[Saved data entries]
Segment Open

int ts_ppo_update(ts_workspace* ws, float* params, float* adam_m, float* adam_v,
                  int64_t adam_step0, int64_t obs_dim, int64_t act_dim, const float* obs,
                  const float* act, const float* adv, const float* returns,
                  const float* logp_old, const float* v_s, int64_t n, const int64_t* perm,
                  const int64_t* h_mb_offset, int64_t n_steps, const ts_ppo_hparams* hp,
                  float* losses_out, float* grads_out, ts_stream_t stream) {
    int rc = check_dims(obs_dim, act_dim);
    if (rc != TS_OK) return rc;
    TS_REQUIRE(n >= 1 && n_steps >= 0 && adam_step0 >= 0, TS_ERR_INVALID_ARG, "ts_ppo_update: bad size");
    if (n_steps == 0) return TS_OK;
    TS_REQUIRE(ws && params && adam_m && adam_v && obs && act && adv && returns && logp_old && v_s &&
                   h_mb_offset && hp,
               TS_ERR_INVALID_ARG, "ts_ppo_update: NULL argument");
    const Dims d = make_dims((int)obs_dim, (int)act_dim);
    const int ks = supported_ks(ks1_for((int)obs_dim));
    size_t slab_floats = 0;
    int slab_w = 0;
    int64_t last_rows = -1;
    for (int64_t k = 0; k < n_steps; ++k) {
        const int64_t rows = h_mb_offset[k + 1] - h_mb_offset[k];
        TS_REQUIRE(rows >= 1, TS_ERR_SHAPE, "ts_ppo_update: minibatch %lld is empty", (long long)k);
        TS_REQUIRE(perm || h_mb_offset[k + 1] <= n, TS_ERR_SHAPE, "ts_ppo_update: minibatch beyond n");
        if (rows == last_rows) continue;
        last_rows = rows;
        const StepPlan pl = plan_step(d, ks, rows, hp->nets, hp->max_action > 0.0);
        slab_floats = std::max(slab_floats, (size_t)pl.n_slabs * (size_t)pl.slab_w);
        slab_w = std::max(slab_w, pl.slab_w);
    }
    const int rw = rec_width(obs_dim, act_dim);
    const WsLayout wl = ws_layout((int)((slab_floats + slab_w - 1) / slab_w), slab_w, n_steps);
    const size_t off_bytes = (sizeof(int64_t) * (size_t)(n_steps + 1) + 255) & ~(size_t)255;
    const size_t rec_bytes = (sizeof(float) * (size_t)n * rw + 255) & ~(size_t)255;
    const ImageBuf ib = image_buf(d, ks);
    const size_t img_bytes = ib.img_bytes, inv_bytes = ib.inv_bytes;
    const int img_end = ib.img_end;
    rc = ts::ws_reserve(ws, wl.total + off_bytes + rec_bytes + img_bytes + inv_bytes + 256);
    if (rc != TS_OK) return rc;
    char* base = reinterpret_cast<char*>(ws->base);
    float* image = reinterpret_cast<float*>(base + wl.total + off_bytes + rec_bytes);
    int* inv = reinterpret_cast<int*>(base + wl.total + off_bytes + rec_bytes + img_bytes);
    float* slabs = reinterpret_cast<float*>(base + wl.slabs);
    float* grad = reinterpret_cast<float*>(base + wl.grad);
    float* sumsq = reinterpret_cast<float*>(base + wl.sumsq);
    float* advstats = reinterpret_cast<float*>(base + wl.advstats);
    int64_t* d_off = reinterpret_cast<int64_t*>(base + wl.total);
    float* rec = reinterpret_cast<float*>(base + wl.total + off_bytes);
    hipStream_t s = ts::as_stream(stream);

    rc = ts_ppo_pack_batch(obs, act, adv, returns, logp_old, v_s, n, obs_dim, act_dim, rec, stream);
    if (rc != TS_OK) return rc;
    rc = build_image(s, params, d, ks, image, inv);
    if (rc != TS_OK) return rc;
    if (hp->adv_norm) {
        TS_HIP_CHECK(hipMemcpyAsync(d_off, h_mb_offset, sizeof(int64_t) * (size_t)(n_steps + 1),
                                    hipMemcpyHostToDevice, s));
        hipLaunchKernelGGL(ppo_adv_stats_kernel, dim3((unsigned)n_steps), dim3(1024), 0, s, adv, perm,
                           d_off, advstats);
        TS_LAUNCH_CHECK();
    }
    for (int64_t k = 0; k < n_steps; ++k) {
        StepArgs g{};
        g.params = params;
        g.rec_w = rw;
        g.n_rows = h_mb_offset[k + 1] - h_mb_offset[k];
        if (perm) { g.rec = rec; g.rows = perm + h_mb_offset[k]; }
        else { g.rec = rec + h_mb_offset[k] * rw; g.rows = nullptr; }
        g.inv_batch = 1.0f / (float)g.n_rows;
        g.adv_stats = hp->adv_norm ? advstats + 2 * k : nullptr;
        g.image = image;
        fill_hparams(g, hp);
        float* losses = losses_out ? losses_out + 4 * k : nullptr;
        const StepPlan pl = plan_step(d, ks, g.n_rows, hp->nets, hp->max_action > 0.0);
        rc = run_grad(ws, g, d, ks, pl, slabs, grad, sumsq, losses, s);
        if (rc != TS_OK) return rc;
        AdamArgs a = adam_args(params, adam_m, adam_v, adam_step0 + k + 1, d, hp);
        a.grad = grad; a.sumsq_part = sumsq; a.n_part = (pl.slab_w + 63) / 64;
        a.losses = losses; a.apply = 1;
        a.image = image; a.inv = inv; a.sig_off = d.a_sig; a.act = d.act; a.small0 = img_end - 32;
        if (grads_out && k == n_steps - 1)
            TS_HIP_CHECK(hipMemcpyAsync(grads_out, grad, sizeof(float) * (size_t)d.p_total,
                                        hipMemcpyDeviceToDevice, s));
        {
            ts::ProfScope prof(ws, TS_KIND_PPO_ADAM, s);
            hipLaunchKernelGGL(ppo_adam_kernel, dim3((d.p_total + ADAM_THREADS - 1) / ADAM_THREADS),
                               dim3(ADAM_THREADS), 0, s, a);
        }
        TS_LAUNCH_CHECK();
    }
    return TS_OK;
}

Segment Closed

> [WHAT YOU HAVE TO DO]: Lines of the data above that include the string "hipMemcpyAsync" must each be copied.

> [RESULT OF THIS EXERCISE]:
        TS_HIP_CHECK(hipMemcpyAsync(d_off, h_mb_offset, sizeof(int64_t) * (size_t)(n_steps + 1),
            TS_HIP_CHECK(hipMemcpyAsync(grads_out, grad, sizeof(float) * (size_t)d.p_total,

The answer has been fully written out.